Enquanto os governos têm um papel chave – por exemplo, ao dar lugar a políticas pró-competição e pró-investimentos para os mercados de comunicação, reduzindo barreiras de entrada, assim como investimentos diretos onde couber – o setor empresarial continua sendo uma parte fundamental da equação.

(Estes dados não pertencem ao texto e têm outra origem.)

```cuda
extern "C" int re2e_attloc_loop_fwd(const float *pre, const float *enc_h, const float *dec_proj,
                                    const float *att_init, const float *W_att, const float *W_conv,
                                    const float *gvec, const float *gvec_b, float scaling, float *c_all,
                                    float *w_all, float *conv_all, int S, int B, int Th, int D, int A, int C,
                                    int K, void *stream) {
  RE2E_CHECK_ARG(pre && enc_h && dec_proj && att_init && W_att && W_conv && gvec && gvec_b && c_all && w_all);
  int rc = loop_check_dims(S, B, Th, D, A, C, K);
  if (rc != RE2E_OK) return rc;
  RE2E_CHECK_ARG(aligned16(pre) && aligned16(enc_h));
  const int CP = C == 10 ? 10 : 16;
  LoopFwdParams prm;
  prm.pre = pre; prm.enc = enc_h; prm.dec_proj = dec_proj; prm.att_init = att_init; prm.W_att = W_att;
  prm.W_conv = W_conv; prm.gvec = gvec; prm.gvec_b = gvec_b; prm.scaling = scaling; prm.c_all = c_all;
  prm.w_all = w_all; prm.conv_all = conv_all;
  prm.S = S; prm.B = B; prm.Th = Th; prm.D = D; prm.A = A; prm.C = C; prm.K = K;
  int CL;
  size_t smem;
  if (!loop_geom_fwd(B, Th, D, A, C, K, CP, CL, prm.g, smem)) return RE2E_E_UNSUPPORTED;
  LOOP_DISPATCH(run_loop_fwd, A / 64, CP, (prm, CL, smem, static_cast<cudaStream_t>(stream)));
  return rc;
}

extern "C" int re2e_attloc_loop_bwd(const float *pre, const float *enc_h, const float *dec_proj,
                                    const float *att_init, const float *w_all, const float *conv_all,
                                    const float *dc_all, const float *dw_all, const float *W_att,
                                    const float *W_conv, const float *gvec, float scaling, float *d_pre,
                                    float *d_decproj, float *acc_slots, int n_slots, int S, int B, int Th, int D,
                                    int A, int C, int K, void *stream) {
  RE2E_CHECK_ARG(pre && enc_h && dec_proj && att_init && w_all && conv_all && W_att && W_conv && gvec);
  RE2E_CHECK_ARG(d_pre && d_decproj && acc_slots);
  int rc = loop_check_dims(S, B, Th, D, A, C, K);
  if (rc != RE2E_OK) return rc;
  RE2E_CHECK_ARG(aligned16(d_pre));
  const int CP = C == 10 ? 10 : 16;
  LoopBwdParams prm;
  prm.pre = pre; prm.enc = enc_h; prm.dec_proj = dec_proj; prm.att_init = att_init; prm.w_all = w_all;
  prm.conv_all = conv_all; prm.dc_all = dc_all; prm.dw_all = dw_all; prm.W_att = W_att; prm.W_conv = W_conv;
  prm.gvec = gvec; prm.scaling = scaling; prm.d_pre = d_pre; prm.d_decproj = d_decproj; prm.acc_slots = acc_slots;
  prm.slot_stride = (int)re2e_attloc_acc_floats(A, C, K);
  prm.S = S; prm.B = B; prm.Th = Th; prm.D = D; prm.A = A; prm.C = C; prm.K = K;
  int CL;
  size_t smem;
  if (!loop_geom_bwd(B, Th, D, A, C, K, CP, D == A ? 2 * (A / 64) : 16, CL, prm.g, smem)) return RE2E_E_UNSUPPORTED;
  if (n_slots < B * CL) return RE2E_E_WORKSPACE;
  LOOP_DISPATCH(run_loop_bwd, A / 64, CP, (prm, CL, smem, static_cast<cudaStream_t>(stream)));
  return rc;
}
```

Measured before the change: 24830.
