__device__ __forceinline__ void draw_position_meta(const DevRef& ref, Rng& rng, int species, uint32_t length, uint32_t& chrom,
                                                   uint32_t& pos) {
    uint32_t sp = species >= 0 ? (uint32_t)species : (uint32_t)__umul64hi(rng.next64(), (uint64_t)ref.n_species);
    const uint32_t c0 = __ldg(&ref.species_chrom_off[sp]), c1 = __ldg(&ref.species_chrom_off[sp + 1]);
    uint32_t c = c0 + (uint32_t)__umul64hi(rng.next64(), (uint64_t)(c1 - c0));
    uint64_t clen = __ldg(&ref.chrom_off[c + 1]) - __ldg(&ref.chrom_off[c]);
    if ((uint64_t)length > clen) {
        uint32_t n_same = 0, n_all = 0;
        for (uint32_t q = 0; q < ref.n_chrom; ++q) {
            const uint64_t l = __ldg(&ref.chrom_off[q + 1]) - __ldg(&ref.chrom_off[q]);
            if ((uint64_t)length < l) {
                ++n_all;
                if (q >= c0 && q < c1) ++n_same;
            }
        }
        const bool same = n_same > 0;
        const uint32_t n_pick = same ? n_same : n_all - n_same;
        if (n_pick > 0) {
            uint32_t r = (uint32_t)__umul64hi(rng.next64(), (uint64_t)n_pick);
            for (uint32_t q = 0; q < ref.n_chrom; ++q) {
                const uint64_t l = __ldg(&ref.chrom_off[q + 1]) - __ldg(&ref.chrom_off[q]);
                const bool in_sp = q >= c0 && q < c1;
                if ((uint64_t)length < l && in_sp == same) {
                    if (r == 0) {
                        c = q;
                        break;
                    }
                    --r;
                }
            }
            clen = __ldg(&ref.chrom_off[c + 1]) - __ldg(&ref.chrom_off[c]);
        }
    }
    chrom = c;
    if (__ldg(&ref.chrom_circular[c])) {
        pos = (uint32_t)__umul64hi(rng.next64(), clen + 1);
    } else {
        pos = clen >= length ? (uint32_t)__umul64hi(rng.next64(), clen - length + 1) : 0u;
    }
}

__device__ __forceinline__ void draw_position_trx(const DevRef& ref, uint32_t n_records, Rng& rng, uint32_t length, uint32_t& chrom,
                                                  uint32_t& pos) {
    if (ref.trx_len_sorted && ref.n_trx_sorted == n_records) {
        uint32_t lo = 0, hi = n_records;
        while (lo < hi) {
            const uint32_t mid = (lo + hi) >> 1;
            if (__ldg(&ref.trx_len_sorted[mid]) > length) hi = mid; else lo = mid + 1;
        }
        if (lo < n_records) {
            const uint32_t j = lo + (uint32_t)__umul64hi(rng.next64(), (uint64_t)(n_records - lo));
            chrom = __ldg(&ref.trx_len_idx[j]);
            pos = (uint32_t)__umul64hi(rng.next64(), (uint64_t)(__ldg(&ref.trx_len_sorted[j]) - length + 1u));
            return;
        }
        chrom = 0;
        pos = 0;
        return;
    }
    for (int it = 0; it < 1000000; ++it) {
        const uint32_t c = (uint32_t)__umul64hi(rng.next64(), (uint64_t)n_records);
        const uint64_t clen = __ldg(&ref.chrom_off[c + 1]) - __ldg(&ref.chrom_off[c]);
        if ((uint64_t)length < clen) {
            chrom = c;
            pos = (uint32_t)__umul64hi(rng.next64(), clen - length + 1);
            return;
        }
    }
    chrom = 0;
    pos = 0;
}

__device__ __forceinline__ uint32_t lower_bound_f(const float* x, uint32_t n, float v) {
    uint32_t lo = 0, hi = n;
    while (lo < hi) {
        uint32_t mid = (lo + hi) >> 1;
        if (__ldg(&x[mid]) < v) lo = mid + 1; else hi = mid;
    }
    return lo;
}
__device__ __forceinline__ uint32_t nearest_aligned_length(const DevModel& m, uint32_t n_sample, uint32_t L, Rng& rng) {
    const uint32_t M = m.n_kde2d;
    const double u = u01_double(rng.next64());
    const double q = -expm1(log1p(-u) / (double)(n_sample > 0 ? n_sample : 1));
    const double need = q * (double)M;
    const float fl = (float)L;
    const float xmin = __ldg(&m.kde2d_x[0]), xmax = __ldg(&m.kde2d_x[M - 1]);
    uint32_t dlo = 0, dhi = (uint32_t)fmaxf(fabsf(fl - xmin), fabsf(xmax - fl)) + 1;
    while (dlo < dhi) {
        const uint32_t d = (dlo + dhi) >> 1;
        const uint32_t a = lower_bound_f(m.kde2d_x, M, fl - (float)d);
        const uint32_t b = lower_bound_f(m.kde2d_x, M, fl + (float)d + 0.5f);
        if ((double)(b - a) >= need && b > a) dhi = d; else dlo = d + 1;
    }
    const uint32_t d = dlo;
    const uint32_t a0 = lower_bound_f(m.kde2d_x, M, fl - (float)d), a1 = lower_bound_f(m.kde2d_x, M, fl - (float)d + 0.5f);
    uint32_t b0 = 0, b1 = 0;
    if (d > 0) {
        b0 = lower_bound_f(m.kde2d_x, M, fl + (float)d);
        b1 = lower_bound_f(m.kde2d_x, M, fl + (float)d + 0.5f);
    }
    const uint32_t cnt = (a1 - a0) + (b1 - b0);
    uint32_t r = (uint32_t)__umul64hi(rng.next64(), (uint64_t)(cnt > 0 ? cnt : 1));
    const uint32_t row = cnt == 0 ? (a0 < M ? a0 : M - 1) : (r < a1 - a0 ? a0 + r : b0 + (r - (a1 - a0)));
    const uint32_t r1 = rng.next(), r2 = rng.next();
    const float z = sqrtf(-2.0f * logf(u01_open_low(r1))) * cospif(2.0f * ((float)(r2 >> 8) * (1.0f / 16777216.0f)));
    const double y = (double)__ldg(&m.kde2d_y[row]) + (double)m.kde2d_bw * (double)z;
    return y > 0.0 ? (uint32_t)y : 0u;
}

__device__ __forceinline__ void draw_lengths(const DevModel& m, const DevCfg& cfg, uint32_t kind, uint64_t rid, uint32_t gen,
                                             uint32_t n_seg, NsPieceMeta* pieces) {
    Rng lr;
    lr.init(cfg.seed, rid, stream_word(ST_LEN, kind, gen));
    for (uint32_t s = 0; s < n_seg; ++s) {
        uint32_t len = 0;
        for (int it = 0; it < 100000; ++it) {
            double x;
            if (cfg.median_len > 0.0) {
                if (cfg.perfect) {
                    x = lognormal_draw(log(cfg.median_len), cfg.sd_len, lr);
                } else {
                    double t = lognormal_draw(log(cfg.median_len + cfg.sd_len * cfg.sd_len / 2.0), cfg.sd_len, lr);
                    double rem = -1.0;
                    for (int jt = 0; jt < 100000 && rem < 0.0; ++jt) rem = pow(10.0, kde_draw(m.ht, lr)) - 1.0;
                    x = t - rem;
                }
            } else {
                x = kde_draw(m.aligned, lr);
            }
            bool ok = cfg.perfect ? (x >= (double)cfg.min_len && x <= (double)cfg.max_len)
                                  : (x > 0.0 && x <= (double)cfg.max_len);
            if (cfg.metagenome) {
                if (ok) {
                    len = (uint32_t)rint(x);
                    break;
                }
                continue;
            }
            if (ok && (uint32_t)x > 0) {
                len = (uint32_t)x;
                break;
            }
        }
        pieces[2 * s].ref_req = len;
        if (s + 1 < n_seg) {
            double g = pow(10.0, kde_draw(m.gap, lr)) - 1.0;
            int64_t gi = (int64_t)g;
            pieces[2 * s + 1].ref_req = gi > 0 ? (uint32_t)gi : 0u;
        }
    }
}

Com o enorme potencial da banda larga em mente, a Comissão da Banda Larga defende quatro alvos para torná-la universal e impulsionar sua acessibilidade – e incita os governos a trabalharem em direção a esses alvos:
1) Políticas de universalização da banda larga: Até 2015, todos os governos devem ter um plano ou estratégia nacional de banda larga, ou incluí-la em suas políticas e definições de serviço universal;
2) Garantir acessibilidade da banda larga: Até 2015, os serviços de banda larga devem se tornar acessíveis nos países em desenvolvimento através de regulação adequada e forças de mercado – representando menos de 5% do rendimento mensal médio;
3) Conectar os domicílios à banda larga: Até 2015, 40% das residências nos países em desenvolvimento devem ter acesso à banda larga;
4) Conectar as pessoas: Até 2015, a penetração dos usuários deve atingir 60% dos habitantes em todo o mundo, 50% nos países em desenvolvimento e 15% nos países menos desenvolvidos.
Para compreender todos os benefícios potenciais do acesso a banda larga para todos, as populações dos países em desenvolvimento devem ser engajadas e ter as mesmas oportunidades dos mundo desenvolvido de forma a contribuírem para a evolução da economia digital global.
Portanto, pedimos aos líderes do G20 que considerem as vitais contribuições que a banda larga, suas aplicações e serviços, podem dar ao desenvolvimento social e econômico sustentável e reconheçam seu papel-chave nesse processo.